Conceding the correctness of plaintiff's theory that the sales to defendants were executed and not executory transactions, nevertheless, there can be no question that defendants' intention in returning the goods was to obtain a rescission of the sales. An agreement to rescind may be proved by parol; and it is not essential that a party in express terms consent to the rescission, but such consent may be implied from his acts and his conduct. Conceding, also, that plaintiff could have taken possession of the goods for the purpose of preventing or of minimizing the loss, it could not do so without notice to the defendants. The rule governing such a case is stated in Meechem on Sales, vol. 2, at p. 1371, in these words, viz.: "But if the seller elects to store the goods as the goods of the buyer, and then sue for the price, he must exercise his election and give notice of it to the buyer within a reasonable time."

Our conclusion is that, when the plaintiff took possession of the goods and stored them in its name and for its account without notice to defendants that they were accepted merely for the purpose of preventing or minimizing loss and not for the purpose of rescinding the transactions, it ratified defendants' *Page 879 action in returning the goods for the purpose of rescission and terminated the rights of the parties under their original agreements.

"A rescission whether by agreement or in invitum terminates all the rights of the parties under the original contract, and they cannot be revived except by the assent of both parties. The title to the goods is revested in the seller and he cannot maintain an action for the price." 35 Cyc. pp. 158, 159.

Defendants, however, are indebted to plaintiff for $280, the purchase price of the goods which defendants attempted to return, but which were not received by the plaintiff. The judgment will have to be recast accordingly.

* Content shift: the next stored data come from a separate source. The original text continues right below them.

# SEU-dynamical-models/Manifold-based-optical-flow-method

Measured on AMD Instinct MI355X. Metric: flow timesteps/sec on 160k-vertex mesh, higher is better.
Workload: dtype f32

## Files before the change

include/mof.h:

```cpp
#ifndef MOF_H_
#define MOF_H_

#include <stdint.h>

#ifdef __cplusplus
extern "C" {
#endif

#define MOF_ABI_VERSION 4

#define MOF_OK 0
#define MOF_E_ARG (-1)
#define MOF_E_HIP (-2)
#define MOF_E_NOCONV (-3)
#define MOF_E_STATE (-4)

#define MOF_GEOM_F32_POINTS 1u
#define MOF_NO_REORDER 2u

#define MOF_PREC_F64 0
#define MOF_PREC_MIXED 1

#define MOF_IO_DEVICE 1u
#define MOF_NO_BLOCK_JACOBI 2u
// ... 136 lines not shown

int mof_residual_probe(const int32_t *tri, int32_t N, int32_t M, uint32_t flags, int64_t *staged_bytes,
                       int32_t *staged_used);
int mof_test_force_residual_rows(int32_t on);
int mof_test_force_residual_trips(int32_t on);
int mof_test_residual_launches(int64_t *counts);

int mof_assembly_probe(const int32_t *tri, int32_t N, int32_t M, uint32_t flags, int64_t *staged_bytes,
                       int32_t *staged_used);
int mof_test_force_assembly_rows(int32_t on);
int mof_test_force_assembly_trips(int32_t on);
int mof_test_assembly_launches(int64_t *counts);
int mof_test_assembly_readback(mof_mesh *mesh, int32_t system, float *A32, void *A0h, double *rhs,
                               int32_t *have_A0h);

int mof_xcd_map_check(int32_t nblk, int32_t batch, int32_t group);
int mof_xcd_batch_cap(int64_t nblk, int32_t group, int32_t *batch);

typedef struct mof_dd mof_dd;

typedef struct mof_dd_info {
    int32_t nparts;
    int32_t local_parts;
    int32_t rank;
    int32_t max_neighbours;
    int32_t max_owned;
    int32_t pad_;
    int64_t ghost_rows;
    int64_t send_rows;
    double ms_setup;
// ... 45 lines not shown
```

manifold-based-optical-flow-method_amd/csrc/mof_abi.cpp:

```cpp
#include <algorithm>
#include <chrono>
#include <cmath>
#include <cstring>
#include <cstdio>
#include <cstdlib>
#include <functional>
#include <future>
#include <memory>
#include <mutex>
#include <new>

#include "mof_amg.h"
#include "mof_dd.h"
#include "mof_hostio.h"
#include "mof_internal.h"

namespace {

thread_local std::string g_err;

template <class F>
int guarded(F &&f) {
    try {
        f();
// ... 338 lines not shown
}

}

int mof_io_guard(const std::function<void()> &f) { return guarded(f); }

namespace mof {

std::atomic<int> g_force_index32{0};
std::atomic<int> g_force_residual_rows{0};
std::atomic<int> g_force_residual_trips{0};
std::atomic<int64_t> g_residual_launches[3];
std::atomic<int> g_force_assembly_rows{0};
std::atomic<int> g_force_assembly_trips{0};
std::atomic<int64_t> g_assembly_launches[3];

void raise_lds_limit(LdsLimit &st, int device, std::initializer_list<const void *> kernels, int64_t cap) {
    MOF_REQUIRE(device >= 0 && device < LdsLimit::kMaxDev, "device index out of range");
    std::call_once(st.once[device], [&] {
        for (const void *k : kernels)
            MOF_HIP(hipFuncSetAttribute(k, hipFuncAttributeMaxDynamicSharedMemorySize, (int)cap));
    });
}

void mesh_set_own(mof_mesh *m, int32_t nown) {
    MOF_HIP(hipSetDevice(m->device));
    m->n_own = nown;
    const int sym = knob(Knob::SymReads) ? (knob_int(Knob::SymReads, 0) != 0) : -1;
    std::shared_ptr<const MirrorTable> mt;
    {
// ... 13 lines not shown
        }
    }
    m->sym_reads = mt->used;
    const std::vector<int32_t> &mir = mt->table;
    m->sell_mir.alloc(mir.size());
    m->sell_mir.upload(mir.data(), mir.size(), m->stream);
    m->idx_packed = !mt->packed.empty() && !g_force_index32.load();
    if (m->idx_packed) {
        m->sell_idx.alloc(mt->packed.size());
        m->sell_idx.upload(mt->packed.data(), mt->packed.size(), m->stream);
    }
    m->res_lds_bytes = res_staged_bytes(m->pat);
    m->res_lds = m->res_lds_bytes <= kResLdsCap && !g_force_residual_rows.load();
    m->asm_lds_bytes = asm_staged_bytes(m->pat);
    m->asm_lds = asm_staged_fits(m->pat) && !g_force_assembly_rows.load();
    int64_t own = 0;
    for (int32_t v : mir) own += v >= 0 && !(v & kMirT);
    m->blocks_read = own;
    MOF_HIP(hipStreamSynchronize(m->stream));
}

constexpr int32_t kRowsPerWindow = 256;

void mesh_prepare_host(mof_mesh *m, const double *xyz, const double *nrm, const int32_t *tri,
                       const double *area, int32_t N, int32_t M, uint32_t flags, const int32_t *perm_in,
                       const int32_t *tri_ids) {
    m->N = N;
    m->n_own = N;
    m->M = M;
    m->flags = flags;
// ... 784 lines not shown
        MOF_REQUIRE(system >= 0 && system < w.JB && w.A32.n >= 4 * nb * (b + 1) &&
                        w.rhs.n >= 2 * (size_t)m->N * (b + 1),
                    "no mixed-precision assembly of that system in the workspace");
        MOF_HIP(hipStreamSynchronize(m->stream));
        if (A32) MOF_HIP(hipMemcpy(A32, w.A32.p + 4 * nb * b, 4 * nb * sizeof(float), hipMemcpyDeviceToHost));
        if (rhs)
            MOF_HIP(hipMemcpy(rhs, w.rhs.p + 2 * (size_t)m->N * b, 2 * (size_t)m->N * sizeof(double),
                              hipMemcpyDeviceToHost));
        const void *h = m->amg ? mof::amg_fine(m).A0h : nullptr;
        if (have_A0h) *have_A0h = h != nullptr;
        if (A0h && h)
            MOF_HIP(hipMemcpy(A0h, static_cast<const uint2 *>(h) + nb * b, nb * sizeof(uint2), hipMemcpyDeviceToHost));
    });
}

int mof_xcd_map_check(int32_t nblk, int32_t batch, int32_t group) {
    return guarded([&] {
        MOF_REQUIRE(nblk > 0 && batch > 0 && group >= 0, "bad arguments");
        MOF_REQUIRE(mof::xcd_map_covers(nblk, batch, group), "XCD order does not cover every (row block, system) once");
    });
}
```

For the reasons assigned, the judgment appealed from is annulled, and it is now ordered that there be judgment in favor of plaintiff, J. Herman Co., and against the defendants, A. Ackal Bro., a commercial partnership, and A. Ackal and Elias Ackal, the members of said partnership, in solido, in the full sum of $280, with legal interest thereon from judicial demand. Defendants to pay the costs of the original hearing and plaintiff to pay the costs of appeal.